Predicting direct and indirect non-target impacts of biocontrol agents using machine-learning approaches

Abstract

Biological pest control (i.e. 'biocontrol') agents can have direct and indirect non-target impacts, and predicting these effects (especially indirect impacts) remains a central challenge in biocontrol risk assessment. The analysis of ecological networks offers a promising approach to understanding the community-wide impacts of biocontrol agents (via direct and indirect interactions). Independently, species traits and phylogenies have been shown to successfully predict species interactions and network structure (alleviating the need to collect quantitative interaction data), but whether these approaches can be combined to predict indirect impacts of natural enemies remains untested. Whether predictions of interactions (i.e. direct effects) can be made equally well for generalists vs. specialists, abundant vs. less abundant species, and across different habitat types is also untested for consumer-prey interactions. Here, we used two machine-learning techniques (random forest and k-nearest neighbour; KNN) to test whether we could accurately predict empirically-observed quantitative host-parasitoid networks using trait and phylogenetic information. Then, we tested whether the accuracy of machine-learning-predicted interactions depended on the generality or abundance of the interacting partners, or on the source (habitat type) of the training data. Finally, we used these predicted networks to generate predictions of indirect effects via shared natural enemies (i.e. apparent competition), and tested these predictions against empirically observed indirect effects between hosts. We found that random-forest models predicted host-parasitoid pairwise interactions (which could be used to predict attack of non-target host species) more successfully than KNN. This predictive ability depended on the generality of the interacting partners for KNN models, and depended on species' abundances for both random-forest and KNN models, but did not depend on the source (habitat type) of data used to train the models. Further, although our machine-learning informed methods could significantly predict indirect effects, the explanatory power of our machine-learning models for indirect interactions was reasonably low. Combining machine-learning and network approaches provides a starting point for reducing risk in biocontrol introductions, and could be applied more generally to predicting species interactions such as impacts of invasive species.

Fig 1. Summary of methods.

(a) Lepidopteran larvae (‘hosts’) were collected from eight native forest sites and eight plantation forest sites (we call these ‘training sites’ as data from these sites were used to train the models). (b) Hosts were identified and reared to determine parasitism rates and identities. We created three quantitative training meta-networks (‘native’, ‘plantation’, ‘combined’) by pooling interaction data across native sites, plantation sites, and all sites, respectively. (c) We used machine-learning models (random forest and KNN), informed by training meta-networks, traits and phylogenies, to predict interaction frequencies at test sites (16 native forest and 16 plantation forest) at time t. We created a separate model for each of the three training meta-networks, for both machine-learning approaches (i.e., 6 models: random forest/KNN ‘native’/’plantation’/’combined’). (d, e) We then tested whether the ability of these machine-learning models to predict interaction frequencies depended on species generality or abundance, and whether predictive ability depended on the data (i.e. native, plantation, combined) used to inform the model. (f) We then calculated the potential for apparent competition, d_ij, between each pair of host species in the training data (using both native and plantation sites data). (g) We calculated expected parasitism rates (E) for host species at time = t+1 test sites using these d_ij values, along with predicted attack rates (α) calculated from our machine-learning predicted networks at time = t test sites, and abundance (n) from the test sites. We calculated expected parasitism rates (E) for both random forest and KNN. Additionally, we calculated expected parasitism rates using a data-based approach used by Frost et al. [21]. We tested whether expected parasitism rates could significantly predict observed parasitism rates at time = t+1 test sites (h, i).
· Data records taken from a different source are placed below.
-extern "C" int aptai_attention_fwd(const void* qkv, const int32_t* lens, void* ctx, float* lse2, float* ctx_f32, int64_t B,
-                                   int64_t Tp, int64_t H, int64_t heads, float scale, float dropout_p, uint64_t seed,
-                                   int q_prescaled, void* stream_) {
+extern "C" int aptai_attention_fwd_keep(const void* qkv, const int32_t* lens, void* ctx, float* lse2, float* ctx_f32, int64_t B,
+                                        int64_t Tp, int64_t H, int64_t heads, float scale, float dropout_p, uint64_t seed,
+                                        int q_prescaled, uint32_t* keep, void* stream_) {
     AttnArgs a;
     int rc = fill_args(a, "aptai_attention_fwd", qkv, lens, B, Tp, H, heads, scale, dropout_p, seed, q_prescaled, stream_);
     if (rc) return rc;
     APTAI_REQUIRE(ctx != nullptr, "aptai_attention_fwd: null ctx");
-    a.ctx = (bf16_t*)ctx; a.lse2 = lse2; a.o32 = ctx_f32;
-    if (a.thr16) {
-        APTAI_LAUNCH(attn_fwd_kernel<true>, dim3((unsigned)(Tp / 128), (unsigned)heads, (unsigned)B), dim3(256), 0,
-                     (hipStream_t)stream_, a);
+    APTAI_REQUIRE((uintptr_t)keep % 4 == 0, "aptai_attention_fwd_keep: keep must be 4-byte aligned");
+    a.ctx = (bf16_t*)ctx; a.lse2 = lse2; a.o32 = ctx_f32; a.keep = keep;
+    const dim3 grid((unsigned)(Tp / 128), (unsigned)heads, (unsigned)B);
+    if (a.thr16 && keep) {
+        APTAI_LAUNCH((attn_fwd_kernel<true, true>), grid, dim3(256), 0, (hipStream_t)stream_, a);
+    } else if (a.thr16) {
+        APTAI_LAUNCH((attn_fwd_kernel<true, false>), grid, dim3(256), 0, (hipStream_t)stream_, a);
     } else {
-        APTAI_LAUNCH(attn_fwd_kernel<false>, dim3((unsigned)(Tp / 128), (unsigned)heads, (unsigned)B), dim3(256), 0,
-                     (hipStream_t)stream_, a);
+        APTAI_LAUNCH((attn_fwd_kernel<false, false>), grid, dim3(256), 0, (hipStream_t)stream_, a);
     }
     APTAI_CHECK_LAUNCH("attn_fwd_kernel");
     return APTAI_OK;
 }
 
-extern "C" int aptai_attention_bwd(const void* qkv, const int32_t* lens, const void* ctx, const float* ctx_f32, const void* dctx,
-                                   const float* lse2, float* delta_ws, void* dqkv, int64_t B, int64_t Tp, int64_t H,
-                                   int64_t heads, float scale, float dropout_p, uint64_t seed, int dctx_zero_beyond_len,
+extern "C" int aptai_attention_fwd(const void* qkv, const int32_t* lens, void* ctx, float* lse2, float* ctx_f32, int64_t B,
+                                   int64_t Tp, int64_t H, int64_t heads, float scale, float dropout_p, uint64_t seed,
                                    int q_prescaled, void* stream_) {
+    return aptai_attention_fwd_keep(qkv, lens, ctx, lse2, ctx_f32, B, Tp, H, heads, scale, dropout_p, seed, q_prescaled, nullptr, stream_);
+}
+
+namespace {
+template <bool PRE, bool KEEP>
+int launch_bwd(const AttnArgs& a, dim3 grid, hipStream_t stream) {
+    APTAI_LAUNCH((attn_bwd_dq_kernel<PRE, KEEP>), grid, dim3(256), 0, stream, a);
+    APTAI_CHECK_LAUNCH("attn_bwd_dq_kernel");
+    APTAI_LAUNCH((attn_bwd_dkdv_kernel<PRE, KEEP>), grid, dim3(256), 0, stream, a);
+    APTAI_CHECK_LAUNCH("attn_bwd_dkdv_kernel");
+    return APTAI_OK;
+}
+}
+
+extern "C" int aptai_attention_bwd_keep(const void* qkv, const int32_t* lens, const void* ctx, const float* ctx_f32, const void* dctx,
+                                        const float* lse2, float* delta_ws, void* dqkv, int64_t B, int64_t Tp, int64_t H,
+                                        int64_t heads, float scale, float dropout_p, uint64_t seed, int dctx_zero_beyond_len,
+                                        int q_prescaled, const uint32_t* keep, void* stream_) {
     hipStream_t stream = (hipStream_t)stream_;
     AttnArgs a;
     int rc = fill_args(a, "aptai_attention_bwd", qkv, lens, B, Tp, H, heads, scale, dropout_p, seed, q_prescaled, stream_);
     if (rc) return rc;
     APTAI_REQUIRE(ctx && dctx && lse2 && delta_ws && dqkv, "aptai_attention_bwd: null pointer");
+    APTAI_REQUIRE((uintptr_t)keep % 4 == 0, "aptai_attention_bwd_keep: keep must be 4-byte aligned");
     a.ctx = (bf16_t*)ctx; a.dctx = (const bf16_t*)dctx; a.lse2 = (float*)lse2; a.delta = delta_ws; a.o32 = (float*)ctx_f32; a.dqkv = (bf16_t*)dqkv;
     a.skip_pad_q = dctx_zero_beyond_len;
-    dim3 grid((unsigned)(Tp / 128), (unsigned)heads, (unsigned)B);
-    if (q_prescaled) {
-        APTAI_LAUNCH(attn_bwd_dq_kernel<true>, grid, dim3(256), 0, stream, a);
-        APTAI_CHECK_LAUNCH("attn_bwd_dq_kernel");
-        APTAI_LAUNCH(attn_bwd_dkdv_kernel<true>, grid, dim3(256), 0, stream, a);
-    } else {
-        APTAI_LAUNCH(attn_bwd_dq_kernel<false>, grid, dim3(256), 0, stream, a);
-        APTAI_CHECK_LAUNCH("attn_bwd_dq_kernel");
-        APTAI_LAUNCH(attn_bwd_dkdv_kernel<false>, grid, dim3(256), 0, stream, a);
-    }
-    APTAI_CHECK_LAUNCH("attn_bwd_dkdv_kernel");
-    return APTAI_OK;
+    a.keep = (uint32_t*)keep;
+    const dim3 grid((unsigned)(Tp / 128), (unsigned)heads, (unsigned)B);
+    const bool use_keep = a.thr16 && keep;
+    if (q_prescaled) return use_keep ? launch_bwd<true, true>(a, grid, stream) : launch_bwd<true, false>(a, grid, stream);
+    return use_keep ? launch_bwd<false, true>(a, grid, stream) : launch_bwd<false, false>(a, grid, stream);
+}
+
+extern "C" int aptai_attention_bwd(const void* qkv, const int32_t* lens, const void* ctx, const float* ctx_f32, const void* dctx,
+                                   const float* lse2, float* delta_ws, void* dqkv, int64_t B, int64_t Tp, int64_t H,
+                                   int64_t heads, float scale, float dropout_p, uint64_t seed, int dctx_zero_beyond_len,
+                                   int q_prescaled, void* stream_) {
+    return aptai_attention_bwd_keep(qkv, lens, ctx, ctx_f32, dctx, lse2, delta_ws, dqkv, B, Tp, H, heads, scale, dropout_p, seed,
+                                    dctx_zero_beyond_len, q_prescaled, nullptr, stream_);
 }
 
 extern "C" int aptai_attention_exact_fwd(const void* qkv_split, int64_t ld, const int32_t* lens, void* ctx_split, int64_t ldo, int64_t B,
diff --git a/aptai_amd/ops.py b/aptai_amd/ops.py
--- a/aptai_amd/ops.py
+++ b/aptai_amd/ops.py
@@ -437,25 +437,38 @@
     return (H // heads) ** -0.5 * ATTN_LOG2E
 
 
-def attention_fwd(qkv, lens_i32, B, Tp, H, heads, *, dropout_p=0.0, seed=0, save_lse=True, q_prescaled=False):
+def attention_keep_shape(B, Tp, heads):
+    return (B, heads, Tp // 32, Tp // 64, 64)
+
+
+def attention_fwd(qkv, lens_i32, B, Tp, H, heads, *, dropout_p=0.0, seed=0, save_lse=True, q_prescaled=False, save_keep=False):
     _dev(qkv, lens_i32)
     ctx = torch.empty((B * Tp, H), device=qkv.device, dtype=torch.bfloat16)
     lse2 = torch.empty((B, heads, Tp), device=qkv.device, dtype=torch.float32) if save_lse else None
     ctx32 = torch.empty((B * Tp, H), device=qkv.device, dtype=torch.float32) if save_lse else None
-    _lib.call("aptai_attention_fwd", qkv.data_ptr(), lens_i32.data_ptr(), ctx.data_ptr(), _ptr(lse2), _ptr(ctx32), B, Tp, H,
-              heads, (H // heads) ** -0.5, dropout_p, seed, int(q_prescaled), _stream())
-    return ctx, (lse2, ctx32) if save_lse else None
+    keep = None
+    if save_lse and save_keep and dropout_p > 0:
+        keep = torch.empty(attention_keep_shape(B, Tp, heads), device=qkv.device, dtype=torch.int32)
+    _lib.call("aptai_attention_fwd_keep", qkv.data_ptr(), lens_i32.data_ptr(), ctx.data_ptr(), _ptr(lse2), _ptr(ctx32), B, Tp, H,
+              heads, (H // heads) ** -0.5, dropout_p, seed, int(q_prescaled), _ptr(keep), _stream())
+    if not save_lse:
+        return ctx, None
+    return ctx, (lse2, ctx32) if keep is None else (lse2, ctx32, keep)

Fig 2. Predictions of observed interaction frequency.

(A) Random-forest-predicted probability significantly predicted observed interaction frequency for all three random-forest models (‘combined’, ‘native’, ‘plantation’), whereas (B) KNN-predicted frequency was not retained in any of the best-fitting models (tested using Poisson linear mixed models, and dashed lines represent non-significant relationships). Deviance residuals of the best-fitting model excluding the predictor on the x-axis are plotted, to better reflect the partial effect of the predictor. Each point represents a host-parasitoid species pair present within a site at the first-time step (t) test sites.

Fig 3. Overall, machine-learning predictions of observed interaction frequency varied with the generality (measured as normalised degree; ND) of the interacting partners for KNN, but not random-forest models, and depended on the abundance of the interacting partners for both models.

Fig 4. Predictions of observed parasitism rate.

(A) Random-forest- and (B) KNN- expected parasitism rate both significantly predicted observed parasitism rate. Residuals of the best-fitting model excluding the predictor on the x axis are plotted. Each point represents a host species within a site in the second-time step (t+1) test sites. Three and four outliers, respectively, were removed from (A) and (B), though the results with the outliers included were qualitatively the same in both cases.